Наиболее счастливой, бесспорно, оказалась жена дяди Лазаря. Я хорошо помню ее похороны. Был конец зимы. Свежий холмик посреди затоптанного грязного снега наспех обнесли проволокой. Хоронили густо, впритык друг к другу и родственникам следовало, не мешкая, позаботиться о некотором пространстве вокруг могилы, вплоть до сооружения постоянной ограды. Столбы и проволоку привез Линин муж. Он обещал сделать и все остальное, на его заводе постоянно выполняли такие левые заказы. Уже надели шапки, рабочие вскинули на плечи лопаты, все потянулись к автобусу. Как вдруг, вперед выступил дядя Лазарь. Это было неожиданно. Еще минуту назад он стоял между сыном и невесткой, и, казалось, сам нуждался в помощи. Я заметил, что он сильно постарел. Но тут он неожиданно сорвался с места и, оббегая, стал заворачивать назад к могиле.
– Идите сюда. – Кричал он. – Идите все сюда.
Он был в страшном, никогда мной не виданном возбуждении. Встал над самой могилой, внутри ограждения, среди влажной, свежевырытой земли, и, не видя, не слыша никого вокруг, достал ветхий рассыпающийся на страницы молитвенник, нашел нужную страницу и стал читать. Мало кто понимал, всего несколько стариков, остальные языка не знали. Но страсть была неподдельной. Читал дядя Лазарь довольно долго, повышая голос почти до крика, потом чуть смирял, разбавляя рыдание задушевной доверительной нотой, шел скороговоркой, просил, страдал, вновь проникался пафосом. Закончил чтение в полном изнеможении. Виктор взял отца под руку и помог переступить через проволоку, вернуться к живым. И сразу, как будто выпрошенное молитвой, вышло солнце, и снежная кладбищенская поляна под высокими соснами зажглась удивительным розовым светом.

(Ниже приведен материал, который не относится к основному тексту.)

template <class I>
__global__ void __launch_bounds__(384, 1)
conv_gemm_kernel(const __grid_constant__ CUtensorMap tmap_a,
                 const __grid_constant__ CUtensorMap tmap_w,
                 const __grid_constant__ CUtensorMap tmap_out,
                 const __grid_constant__ CUtensorMap tmap_res,
                 const __grid_constant__ CUtensorMap tmap_z, const ConvGemmArgs p) {
  using Acc = typename I::Acc;
  constexpr int kBlocksPerTile = I::kBlockN / 64;
  constexpr int kFrag = I::kBlockN / 2;
  constexpr int kBK = I::kI8 ? kBlockK8 : kBlockK;

  extern __shared__ uint8_t smem_raw[];
  const uint32_t raw_addr = smem_u32(smem_raw);
  const uint32_t base = (raw_addr + 1023u) & ~1023u;
  uint8_t* smem = smem_raw + (base - raw_addr);

  const uint32_t smem_a = base;
  const uint32_t smem_b = base + I::kStages * I::kABytes;
  const uint32_t smem_store = base + I::kStages * I::kStageBytes;
  const uint32_t smem_res = smem_store + I::kStagingBytes;
  const uint32_t smem_u8 = smem_res + I::kResSlots * I::kTileBytes;
  const uint32_t bar_base = smem_u8 + I::kU8Bytes;
  const uint32_t full_bar = bar_base;
  const uint32_t empty_bar = bar_base + I::kStages * 8;
  const uint32_t rfull_bar = bar_base + 2 * I::kStages * 8;
  const uint32_t rempty_bar = rfull_bar + 32;
  const uint32_t dep_bar = rempty_bar + 32;
  const uint32_t affine_off = (dep_bar + 8 - base + 15u) & ~15u;
  float* s_affine = reinterpret_cast<float*>(smem + affine_off);
  float* s_pairs = reinterpret_cast<float*>(smem + affine_off + I::kAffineBytes);

  const int warp = threadIdx.x >> 5;
  const int lane = threadIdx.x & 31;
  if (threadIdx.x == 0) TL(0);

  const int m_tiles = p.dilated ? p.samples * p.tiles_per_sample : p.tiles_per_sample;
  const int total_tiles = m_tiles * p.n_tiles;
  const int k_iters = p.pairs * p.taps * p.kblocks_per_tap;
  const bool has_res = (p.flags & kEpiResidual) != 0;
  const bool bnb = I::kTrain && p.bnb != 0;
  const int aux_tiles = (has_res ? p.res_planes : 0) + (bnb ? 1 : 0);
  const int res_stages =
      (aux_tiles > 0 && I::kResSlots >= aux_tiles) ? I::kResSlots / aux_tiles : 1;

  if (warp == 0 && lane == 0) {
    tma_prefetch_desc(&tmap_a);
    tma_prefetch_desc(&tmap_w);
    tma_prefetch_desc(&tmap_out);
    if (I::kRes) tma_prefetch_desc(&tmap_res);
    if (I::kRes && bnb) tma_prefetch_desc(&tmap_z);
    if (I::kU8) tma_prefetch_desc(&tmap_z);
  }
  if (warp == 1 && lane == 0) {
    for (int s = 0; s < I::kStages; ++s) {
      mbar_init(full_bar + s * 8, 1);
      mbar_init(empty_bar + s * 8, I::kPP ? 4 : 8);
    }
    for (int s = 0; s < 4; ++s) {
      mbar_init(rfull_bar + s * 8, 1);
      mbar_init(rempty_bar + s * 8, I::kPP ? 1 : 256);
    }
    mbar_init(dep_bar, 1);
    fence_mbar_init();
  }
  __syncthreads();
  if (threadIdx.x == 0) TL(1);
  if (warp != 0) {
    griddep_wait();
    griddep_launch_dependents();
  }
  if (threadIdx.x == 32) {
    mbar_arrive(dep_bar);
    TL(2);
  }

  if (warp == 0) {
    if (lane == 0) {
      constexpr bool kEarlyW = !I::kTrain;
      if (!kEarlyW) mbar_wait(dep_bar, 0);
      const int n_pre = kEarlyW ? (k_iters < I::kStages ? k_iters : I::kStages) : 0;
      int mode = n_pre > 0 ? 0 : 2;
      if (kEarlyW && mode == 2) mbar_wait(dep_bar, 0);
      int w = blockIdx.x;
      if (w < total_tiles) {
        int n_blk, sample, row0;
        tile_coords(p, w, n_blk, sample, row0);
        uint32_t stage = 0, phase = 0;
        int it = 0, pair = 0, tap = 0, kb = 0;
        for (;;) {
          const int a_plane = (pair == 1) ? 1 : 0;
          const int w_plane = (pair == 2) ? 1 : 0;
          const uint32_t fb = full_bar + stage * 8;
          if (mode != 1) {
            mbar_wait(empty_bar + stage * 8, phase ^ 1);
            mbar_expect_tx(fb, I::kStageBytes);
            const int w_row = (w_plane * p.taps + tap) * p.n_pad + n_blk * I::kBlockN;
            tma_load_2d(&tmap_w, fb, smem_b + stage * I::kBBytes, kb * kBK, w_row);
          }
          if (mode != 0) {
            const int a_row = row0 + tap * p.tap_row_step;
            const int a_col = tap * p.tap_col_step + kb * kBK;
            tma_load_4d(&tmap_a, fb, smem_a + stage * I::kABytes, a_col, a_row, sample, a_plane);
#ifdef VP3D_TIMELINE
            if (w == (int)blockIdx.x && it == 0) TL(3);
#endif
          }
          if (++stage == I::kStages) { stage = 0; phase ^= 1; }
          ++it;
          if (++kb == p.kblocks_per_tap) {
            kb = 0;
            if (++tap == p.taps) { tap = 0; ++pair; }
          }
          if (mode == 0 && it == n_pre) {
            mbar_wait(dep_bar, 0);
            mode = 1;
            it = 0; pair = 0; tap = 0; kb = 0;
            stage = 0; phase = 0;
          } else if (mode == 1 && it == n_pre) {
            mode = 2;
          }
          if (it == k_iters) {
            w += gridDim.x;
            if (w >= total_tiles) break;
            tile_coords(p, w, n_blk, sample, row0);
            it = 0; pair = 0; tap = 0; kb = 0;
          }
        }
      }
    }
  } else if (warp == 1) {
    if (I::kPP && I::kRes && lane == 0) {
      uint32_t filled[2] = {0u, 0u};
      for (int j = 0, w = blockIdx.x; w < total_tiles; ++j, w += gridDim.x) {
        int n_blk, sample, row0;
        tile_coords(p, w, n_blk, sample, row0);
        const int g = j & 1;
        for (int sb = 0; sb < kBlocksPerTile; ++sb) {
          const uint32_t n = g ? filled[1] : filled[0];
          const uint32_t slot = 2u * g + (n & 1u);
          mbar_wait(rempty_bar + slot * 8, ((n >> 1) & 1u) ^ 1u);
          mbar_expect_tx(rfull_bar + slot * 8, I::kTileBytes);
          tma_load_4d(&tmap_res, rfull_bar + slot * 8, smem_res + slot * I::kTileBytes,
                      n_blk * I::kBlockN + sb * 64 + p.res_tma_col_off, row0 + p.res_tma_row_off,
                      sample, 0);
          if (g) ++filled[1];
          else ++filled[0];
        }
      }
    } else if (!I::kPP && I::kRes && lane == 0) {
      uint32_t rs = 0, rphase = 0;
      for (int w = blockIdx.x; w < total_tiles; w += gridDim.x) {
        int n_blk, sample, row0;
        tile_coords(p, w, n_blk, sample, row0);
        for (int sb = 0; sb < kBlocksPerTile; ++sb) {
          const int col = n_blk * I::kBlockN + sb * 64;
          const bool res_here = has_res && col >= p.res_col_begin && col < p.res_col_begin + p.res_cols;
          if (!res_here && !bnb) continue;
          const int n_res = res_here ? p.res_planes : 0;
          mbar_wait(rempty_bar + rs * 8, rphase ^ 1);
          mbar_expect_tx(rfull_bar + rs * 8, (n_res + (bnb ? 1 : 0)) * I::kTileBytes);
          const uint32_t slot0 = smem_res + rs * aux_tiles * I::kTileBytes;
          for (int pl = 0; pl < n_res; ++pl)
            tma_load_4d(&tmap_res, rfull_bar + rs * 8, slot0 + pl * I::kTileBytes,
                        col - p.res_col_begin + p.res_tma_col_off, row0 + p.res_tma_row_off, sample,
                        pl);
          if (bnb)
            tma_load_4d(&tmap_z, rfull_bar + rs * 8, slot0 + (aux_tiles - 1) * I::kTileBytes, col,
                        row0, sample, 0);
          if (++rs == (uint32_t)res_stages) { rs = 0; rphase ^= 1; }
        }
      }
    }
  } else if (I::kPP && warp >= 4) {
    const int wg = (warp - 4) >> 2;
    const int wq = warp & 3;
    const int tid = (int)threadIdx.x - 128 - 128 * wg;
    const int rl0 = 16 * wq + (lane >> 2);
    const int cq = 2 * (lane & 3);
    const uint32_t bar_wg = 2u + (uint32_t)wg;
    const uint32_t bar_mine = 8u + (uint32_t)wg, bar_other = 9u - (uint32_t)wg;
    const uint32_t staging = smem_store + wg * I::kTileBytes;
    uint32_t res_seen = 0;
    Acc acc[2][kFrag];
#pragma unroll
    for (int i = 0; i < kFrag; ++i) acc[0][i] = acc[1][i] = 0.0f;

    for (int j = wg, w = blockIdx.x + wg * gridDim.x; w < total_tiles; j += 2, w += 2 * gridDim.x) {
      int n_blk, sample, row0;
      tile_coords(p, w, n_blk, sample, row0);

      const uint32_t fill = (uint32_t)j * (uint32_t)k_iters;
      uint32_t stage = fill % I::kStages, phase = (fill / I::kStages) & 1u;
      if (j > 0) named_bar_sync(bar_mine, 256);
      mma_tile<I>(acc, p, I::kF16, smem_a, 0u, smem_b, full_bar, empty_bar, stage, phase, k_iters,
                  lane, warp == 4 && lane == 0 && w == (int)blockIdx.x, [&] {
                    if (w + (int)gridDim.x < total_tiles) named_bar_arrive(bar_other, 256);
                  });
#ifdef VP3D_TIMELINE
      if (warp == 4 && lane == 0) { if (w == (int)blockIdx.x) TL(7); TL(8); }
#endif

      const float* scale = p.scale + n_blk * I::kBlockN;
      const float* shift = p.shift + n_blk * I::kBlockN;
#pragma unroll
      for (int sb = 0; sb < kBlocksPerTile; ++sb) {
        const int cb = n_blk * I::kBlockN + sb * 64;
        uint32_t tile_smem;
        if constexpr (I::kRes) {
          const uint32_t slot = 2u * wg + (res_seen & 1u);
          mbar_wait(rfull_bar + slot * 8, (res_seen >> 1) & 1u);
          ++res_seen;
          tile_smem = smem_res + slot * I::kTileBytes;
          if constexpr (I::kU8) {
            if (tid == 0) tma_store_wait_read<0>();
            named_bar_sync(bar_wg, 128);
          }
        } else {
          if (tid == 0) tma_store_wait_read<0>();
          named_bar_sync(bar_wg, 128);
          tile_smem = staging;
        }
        const uint32_t u8_tile = I::kU8Alone ? staging : smem_u8 + (uint32_t)wg * (kBlockM * 64);
#pragma unroll
        for (int jj = 0; jj < 8; ++jj) {
          const int j4 = 4 * (sb * 8 + jj);
          const int cl = sb * 64 + jj * 8 + cq;
          const float2 sc = __ldg(reinterpret_cast<const float2*>(scale + cl));
          const float2 sh = __ldg(reinterpret_cast<const float2*>(shift + cl));
#pragma unroll
          for (int h2 = 0; h2 < 2; ++h2) {
#pragma unroll
            for (int h = 0; h < 2; ++h) {
              float v0 = fmaxf(fmaf(static_cast<float>(acc[h2][j4 + 2 * h]), sc.x, sh.x), 0.0f);
              float v1 = fmaxf(fmaf(static_cast<float>(acc[h2][j4 + 2 * h + 1]), sc.y, sh.y), 0.0f);
              const uint32_t off = sw128_off(64 * h2 + rl0 + 8 * h, jj * 8 + cq);
              if (I::kRes) add_pair(v0, v1, ld_shared_u32(tile_smem + off), I::kF16);
              if constexpr (I::kStore16)
                st_shared_u32(tile_smem + off, I::kF16 ? pack_f16x2(v0, v1) : pack_bf16x2(v0, v1));
              if constexpr (I::kU8)
                st_u8_pair(u8_tile + (uint32_t)(64 * h2 + rl0 + 8 * h) * 64u + jj * 8 + cq, v0, v1,
                           p.u8_inv_s);
            }
          }
        }
        fence_proxy_async_smem();
        named_bar_sync(bar_wg, 128);
        if (tid == 0) {
#pragma unroll
          for (int hb = 0; hb < 4; ++hb) {
            if constexpr (I::kStore16)
              tma_store_4d(&tmap_out, tile_smem + hb * 4096u, cb, row0 + 32 * hb, sample, 0);
            if constexpr (I::kU8)
              tma_store_4d(&tmap_z, u8_tile + hb * 2048u, cb, row0 + 32 * hb, sample, 0);
          }
          tma_store_commit();
        }
      }
      if (I::kRes && tid == 0) {
        tma_store_wait_read<0>();
#pragma unroll
        for (int sb = 0; sb < kBlocksPerTile; ++sb)
          mbar_arrive(rempty_bar + (2u * wg + ((res_seen - kBlocksPerTile + sb) & 1u)) * 8);
      }
#ifdef VP3D_TIMELINE
      if (warp == 4 && lane == 0) { if (w == (int)blockIdx.x) TL(9); TL(10); }
#endif
    }
    if (tid == 0) tma_store_wait_all<0>();
#ifdef VP3D_TIMELINE
    if (warp == 4 && lane == 0) TL(11);
#endif
  } else if (!I::kPP && warp >= 4) {
    const int wg = (warp - 4) >> 2;
    const int wq = warp & 3;
    const int tid = (int)threadIdx.x - 128 - 128 * wg;
    const int rl0 = 16 * wq + (lane >> 2);
    const int cq = 2 * (lane & 3);
    const uint32_t bar_wg = 2u + (uint32_t)wg;
    const uint32_t bar_slab = 4u + (uint32_t)(wg * 2 + (wq >> 1));
    float* s_pair = s_pairs + (wg * 2 + (wq >> 1)) * 128;
    const bool f16 = I::kLean ? I::kF16 : p.f16 != 0;
    const bool do_relu = I::kLean || (p.flags & kEpiRelu);
    const bool do_res = I::kLean ? I::kRes : (p.flags & kEpiResidual) != 0;
    const bool do_stats = I::kTrain && (p.flags & kEpiStats);
    const bool do_f32 = !I::kLean && (p.flags & kEpiOutF32);
    const bool do_affine = I::kLean || (p.flags & kEpiAffine);
    const bool two_planes = I::kOut2 && p.out_planes == 2;
    uint32_t stage = 0, phase = 0;
    uint32_t ablock = 0;
    uint32_t sbuf = 0;
    int aff_n_blk = -1;
    Acc acc[1][kFrag];
#pragma unroll
    for (int i = 0; i < kFrag; ++i) acc[0][i] = 0.0f;

    for (int w = blockIdx.x; w < total_tiles; w += gridDim.x) {
      int n_blk, sample, row0;
      tile_coords(p, w, n_blk, sample, row0);
      const int m_blk = w / p.n_tiles;
// ... 203 lines not shown
          }
          sbuf ^= 1u;
        }
      }
#ifdef VP3D_TIMELINE
      if (warp == 4 && lane == 0) { if (w == (int)blockIdx.x) TL(9); TL(10); }
#endif
    }
    if (tid == 0) tma_store_wait_all<0>();
#ifdef VP3D_TIMELINE
    if (warp == 4 && lane == 0) TL(11);
#endif
  }
}

static int g_pdl = -1;
static bool pdl_enabled() {
  if (g_pdl < 0) {
    const char* e = getenv("VP3D_PDL");
    g_pdl = (e && e[0] == '0') ? 0 : 1;
  }
  return g_pdl != 0;
}
void conv_gemm_set_pdl(int on) { g_pdl = on ? 1 : 0; }
bool conv_gemm_pdl_enabled() { return pdl_enabled(); }

static int conv_tiles(const ConvGemmArgs& a) {
  const int m_tiles = a.dilated ? a.samples * a.tiles_per_sample : a.tiles_per_sample;
  return m_tiles * a.n_tiles;
}

template <class I>
static cudaError_t launch_impl(const CUtensorMap& tmap_a, const CUtensorMap& tmap_w,
                               const CUtensorMap& tmap_out, const CUtensorMap& tmap_res,
                               const CUtensorMap& tmap_z, const ConvGemmArgs& args, int num_sms,
                               cudaStream_t stream) {
  auto kernel = conv_gemm_kernel<I>;
  static bool attr_set[kMaxDevices] = {};
  int dev = 0;
  cudaError_t e = cudaGetDevice(&dev);
  if (e != cudaSuccess) return e;
  if (dev < 0 || dev >= kMaxDevices) return cudaErrorInvalidDevice;
  if (!attr_set[dev]) {
    e = cudaFuncSetAttribute(kernel, cudaFuncAttributeMaxDynamicSharedMemorySize, I::kSmemBytes);
    if (e != cudaSuccess) return e;
    attr_set[dev] = true;
  }
  const int total = conv_tiles(args);
  if (total <= 0) return cudaSuccess;
  const int workers = total < num_sms ? total : num_sms;
  cudaLaunchConfig_t cfg;
  memset(&cfg, 0, sizeof(cfg));
  cfg.gridDim = dim3(workers, 1, 1);
  cfg.blockDim = dim3(384, 1, 1);
  cfg.dynamicSmemBytes = I::kSmemBytes;
  cfg.stream = stream;
  cudaLaunchAttribute attr[1];
  int n_attr = 0;
  if (pdl_enabled()) {
    attr[n_attr].id = cudaLaunchAttributeProgrammaticStreamSerialization;
    attr[n_attr].val.programmaticStreamSerializationAllowed = 1;
    ++n_attr;
  }
  cfg.attrs = attr;
  cfg.numAttrs = n_attr;
  return cudaLaunchKernelEx(&cfg, kernel, tmap_a, tmap_w, tmap_out, tmap_res, tmap_z, args);
}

Детали дальнейшего пребывания дяди Лазаря в нашем городе я оставляю за кадром. Они, с моей точки зрения, ничего не добавляют к теме. Единственное ощущение, которое можно передать, и так хорошо известно. Нет ничего более унылого, чем пятиэтажки шестидесятых годов с их затхлыми подъездами, сбитой до штукатурки краской, щербатыми перилами и дверьми под пыльным дерматином с ползущей наружу грязной ватой. Конечно, и здесь у каждого по-своему, но общее впечатление крайне унылое. Здесь тоскливо жить семьей и почти невозможно одному. Время замирает до полной одури и уходит бесследно, не запоминаясь.